Freitag, 24. April 2026

AEESolarstrom hat Gewicht

[19.02.2015] Die Solarenergie entwickelt sich zu einer tragenden Säule der Stromversorgung in Süddeutschland, meldet die Agentur für Erneuerbare Energien (AEE). Dennoch stockt der Zubau neuer Anlagen.
An sonnenreichen Tagen kann die Solarenergie bereits mehr als die Hälfte der Verbrauchsspitzen decken.
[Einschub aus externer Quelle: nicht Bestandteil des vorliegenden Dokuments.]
# dylkot/cNMF

Measured on NVIDIA H100. Metric: NMF restarts/sec on NxG counts, K-sweep x100 seeds, 1/2/4/8 H100 vs sklearn CPU, higher is better.
Workload: dtype f32 (2-pass split-fp16 tensor-core products of group-normalised factors x exact integer counts, fp32 accumulate)

## Files before the change

### cnmf_b200/_lib.py

```python
import ctypes
import os

import numpy as np

_HERE = os.path.dirname(os.path.abspath(__file__))
LIB_PATH = os.path.join(_HERE, "libcnmf_b200.so")

SOLVER_MU, SOLVER_CD = 0, 1
PRECISION_FP32, PRECISION_TF32X3, PRECISION_TF32X3_GENERAL, PRECISION_F16X2, PRECISION_FP64 = 0, 1, 2, 3, 4
LOSS_FROBENIUS, LOSS_KULLBACK_LEIBLER, LOSS_ITAKURA_SAITO = 0, 1, 2
INIT_RANDOM, INIT_NNDSVD, INIT_NNDSVDA, INIT_NNDSVDAR = 0, 1, 2, 3
INIT_CODES = {"random": INIT_RANDOM, "nndsvd": INIT_NNDSVD, "nndsvda": INIT_NNDSVDA, "nndsvdar": INIT_NNDSVDAR}
MAX_COMPONENTS = 32


class CnmfError(RuntimeError):
    pass


class NmfParams(ctypes.Structure):
    _fields_ = [("solver", ctypes.c_int32), ("precision", ctypes.c_int32), ("max_iter", ctypes.c_int32),
                ("reserved", ctypes.c_int32), ("tol", ctypes.c_double),
                ("l1_reg_W", ctypes.c_double), ("l2_reg_W", ctypes.c_double),
                ("l1_reg_H", ctypes.c_double), ("l2_reg_H", ctypes.c_double),
                ("beta_loss", ctypes.c_int32), ("reserved2", ctypes.c_int32)]


UNIT_SOLVER_NONE = -1
UNIT_PIECES_NONE, UNIT_PIECES_TF32, UNIT_PIECES_F16 = 0, 1, 2
UNIT_GRAM_NONE, UNIT_GRAM_FUSED, UNIT_GRAM_STANDALONE = 0, 1, 2


class UpdateStepArgs(ctypes.Structure):
    _fields_ = [("n_slots", ctypes.c_int32), ("n_rids", ctypes.c_int32),
                ("ks", ctypes.c_void_p), ("rids", ctypes.c_void_p), ("done", ctypes.c_void_p),
                ("n", ctypes.c_int32), ("cpb_tiles", ctypes.c_int32), ("solver", ctypes.c_int32),
                ("pieces", ctypes.c_int32), ("gram", ctypes.c_int32), ("want_scalar", ctypes.c_int32),
                ("nsplit", ctypes.c_int32), ("l1", ctypes.c_float), ("l2", ctypes.c_float),
                ("F", ctypes.c_void_p), ("num", ctypes.c_void_p), ("gram_in", ctypes.c_void_p),
                ("piece_scale", ctypes.c_void_p), ("pieces_hi", ctypes.c_void_p), ("pieces_lo", ctypes.c_void_p),
                ("tile_scale", ctypes.c_void_p), ("gram_out", ctypes.c_void_p), ("scal_out", ctypes.c_void_p)]


UNIT_BETA_UPDATE, UNIT_BETA_DIVERGENCE = 0, 1
UNIT_SIDE_W, UNIT_SIDE_H = 0, 1


class BetaStepArgs(ctypes.Structure):
    _fields_ = [("n_slots", ctypes.c_int32), ("n_rids", ctypes.c_int32),
                ("ks", ctypes.c_void_p), ("rids", ctypes.c_void_p), ("done", ctypes.c_void_p),
                ("op", ctypes.c_int32), ("side", ctypes.c_int32), ("loss", ctypes.c_int32),
                ("n_items", ctypes.c_int32), ("n_contract", ctypes.c_int32), ("l1", ctypes.c_float), ("l2", ctypes.c_float),
                ("D", ctypes.c_void_p), ("F_own", ctypes.c_void_p), ("F_other", ctypes.c_void_p),
                ("oth_sum", ctypes.c_void_p), ("last", ctypes.c_void_p), ("totals", ctypes.c_void_p)]
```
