# SamGalanakis/FlowCompare

Hardware: AMD Instinct MI355X
Metric: nats/sec (forward log-prob) on 4096-pt coloured pairs (higher is better)
Workload: dtype fp16x2 split (fp32-equivalent operands, f32 accumulate) / f32; 1 GPU; c2_dgcnn_attn_spline: batch 16 scenes/GPU x 4096 target + 4096 context points, 115 flow layers (RationalQuadraticSplineCoupling), embedder DGCNNembedder; global_batch=16, parallelism=scene-sharded x1, no data-path collective

## Files before the change

### flowcompare_amd/csrc/mlprows.hip

```cpp
#include "common.h"
#include "activations.h"
#include "mlprows.h"
#include <type_traits>
#include <cstdio>

namespace fc {

typedef float floatx16 __attribute__((ext_vector_type(16)));
typedef _Float16 f16x8 __attribute__((ext_vector_type(8)));
typedef __attribute__((address_space(3))) char mr_lds_char;
typedef const __attribute__((address_space(1))) char mr_glb_char;

constexpr int MR_KSTG = 8;
constexpr int MR_STAGE = MR_KSTG * 2 * 1024;
constexpr int MR_R = 8, MR_D = 6;
constexpr int MR_PPW = MR_KSTG * 2 / 4;
constexpr int MR_NWAIT = (MR_D - 1) * MR_PPW;
constexpr int MR_BIAS_OFF = MR_R * MR_STAGE;
constexpr int MR_LDS = MR_BIAS_OFF + 2 * MR_HID * 4;

__device__ __forceinline__ void mr_swap32(unsigned& a, unsigned& b) {
    asm("s_nop 1\n\tv_permlane32_swap_b32 %0, %1\n\ts_nop 1" : "+v"(a), "+v"(b));
}
__device__ __forceinline__ unsigned mr_pack(_Float16 a, _Float16 b) {
    return (unsigned)__builtin_bit_cast(unsigned short, a) | ((unsigned)__builtin_bit_cast(unsigned short, b) << 16);
}
__device__ __forceinline__ float mr_lo(unsigned w) { return (float)__builtin_bit_cast(_Float16, (unsigned short)(w & 0xffffu)); }
__device__ __forceinline__ float mr_hi(unsigned w) { return (float)__builtin_bit_cast(_Float16, (unsigned short)(w >> 16)); }

typedef unsigned mr_u4 __attribute__((ext_vector_type(4)));
typedef float mr_f4 __attribute__((ext_vector_type(4)));
__device__ __forceinline__ mr_u4 mr_gload16(const char* ptr) {
    mr_u4 r;
    asm volatile("global_load_dwordx4 %0, %1, off" : "=v"(r) : "v"(ptr) : "memory");
    return r;
}
template <int N>
__device__ __forceinline__ void mr_wait_vm(mr_u4& a, mr_u4& b) {
    asm volatile("s_waitcnt vmcnt(%2)" : "+v"(a), "+v"(b) : "n"(N) : "memory");
}
__device__ __forceinline__ mr_f4 mr_lds_read16(unsigned addr) {
    mr_f4 r;
    asm volatile("ds_read_b128 %0, %1" : "=v"(r) : "v"(addr) : "memory");
    return r;
}
__device__ __forceinline__ void mr_wait_lgkm(mr_f4& a, mr_f4& b, mr_f4& c, mr_f4& d) {
    asm volatile("s_waitcnt lgkmcnt(0)" : "+v"(a), "+v"(b), "+v"(c), "+v"(d) : : "memory");
}

template <int ACT>
__device__ __forceinline__ float mr_act(float v) {
    if constexpr (ACT == FC_ACT_GELU) return fc_gelu(v);
    else if constexpr (ACT == FC_ACT_RELU) return v > 0.f ? v : 0.f;
    else if constexpr (ACT == FC_ACT_ELU) return v > 0.f ? v : expm1f(v);
    else if constexpr (ACT == FC_ACT_LRELU02) return v > 0.f ? v : 0.2f * v;
    else return v;
}

#define MR_STAMP(K_)                                                                                                  \
    if (STAMPS && p.stamps && tid == 0 && (blockIdx.x == 0 || blockIdx.x == 300) && gcur < 256) {                               \
        __builtin_amdgcn_sched_barrier(0);                                                                            \
        p.stamps[((blockIdx.x ? 1 : 0) * 256 + (gcur - ((K_) > 2 ? 1 : 0))) * 8 + (K_)] = __builtin_amdgcn_s_memtime(); \
        __builtin_amdgcn_sched_barrier(0);                                                                            \
    }
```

An sonnenreichen Tagen kann die Solarenergie bereits mehr als die Hälfte der Verbrauchsspitzen decken.

(Bildquelle: AEE)

Mit einer Gesamtleistung von rund 38 Gigawatt kann die Solarenergie in Deutschland an sonnenreichen Tagen im Sommer bereits mehr als die Hälfte der Verbrauchsspitzen zur Mittagszeit decken. In den beiden südlichsten Bundesländern Bayern und Baden-Württemberg wären es sogar zwei Drittel, meldet die Agentur für Erneuerbare Energien (AEE). Zudem übernehme die Solarenergie immer mehr Systemdienstleistungen, die zur Stabilisierung des Stromnetzes beitragen. Dazu gehörten unter anderem die Frequenzhaltung von 50 Hertz im Stromnetz: Wenn zu viel Strom im Netz ist und die Netzfrequenz dadurch auf mehr als 50,2 Hertz steigt, müssen sich Solarstromanlagen zur Systemstabilisierung schrittweise vom Netz trennen. Ältere Solarstromanlagen mit einer Spitzenleistung von mehr als zehn Kilowatt mussten für diese Funktion ein technisches Update erhalten (20821+wir berichteten). „Gerade in Regionen mit einem großen Bestand übernehmen Solarstromanlagen mehr Systemverantwortung“, sagt AEE-Geschäftsführer Philipp Vohrer. „Die beiden süddeutschen Bundesländer, in denen die Solarenergie bereits zu einer tragenden Säule der Stromversorgung geworden ist, profitieren dank der Nachrüstung auch von einer sicheren Versorgung mit regionalem Strom.“ Ebenfalls systemstabilisierend wirke sich der Ausbau intelligenter Solarstromspeicher aus. Aufgrund eines starken Preisverfalls sei die Nachfrage nach Solarstromspeichern im Jahr 2014 um rund 30 Prozent gestiegen.
Laut AEE hat sich die installierte Leistung der Photovoltaik-Anlagen in Deutschland seit dem Jahr 2010 von 18 auf 38 Gigawatt mehr als verdoppelt. Im Jahr 2014 sei der Ausbau jedoch in allen Bundesländern deutlich eingebrochen. Etwa 1,9 Gigawatt installierter Leistung kamen neu hinzu, was deutlich unter dem von der Bundesregierung vorgegebenen Ausbaukorridor von 2,5 Gigawatt liegt. Bundesweit steht das Land Bayern mit 427 Megawatt neu installierter Leistung erneut an der Spitze. Allerdings habe sich der Anlagenzubau auch hier deutlich reduziert. In den Stadtstaaten Hamburg, Bremen und Berlin kamen nur wenige Megawatt neuer Anlagen hinzu.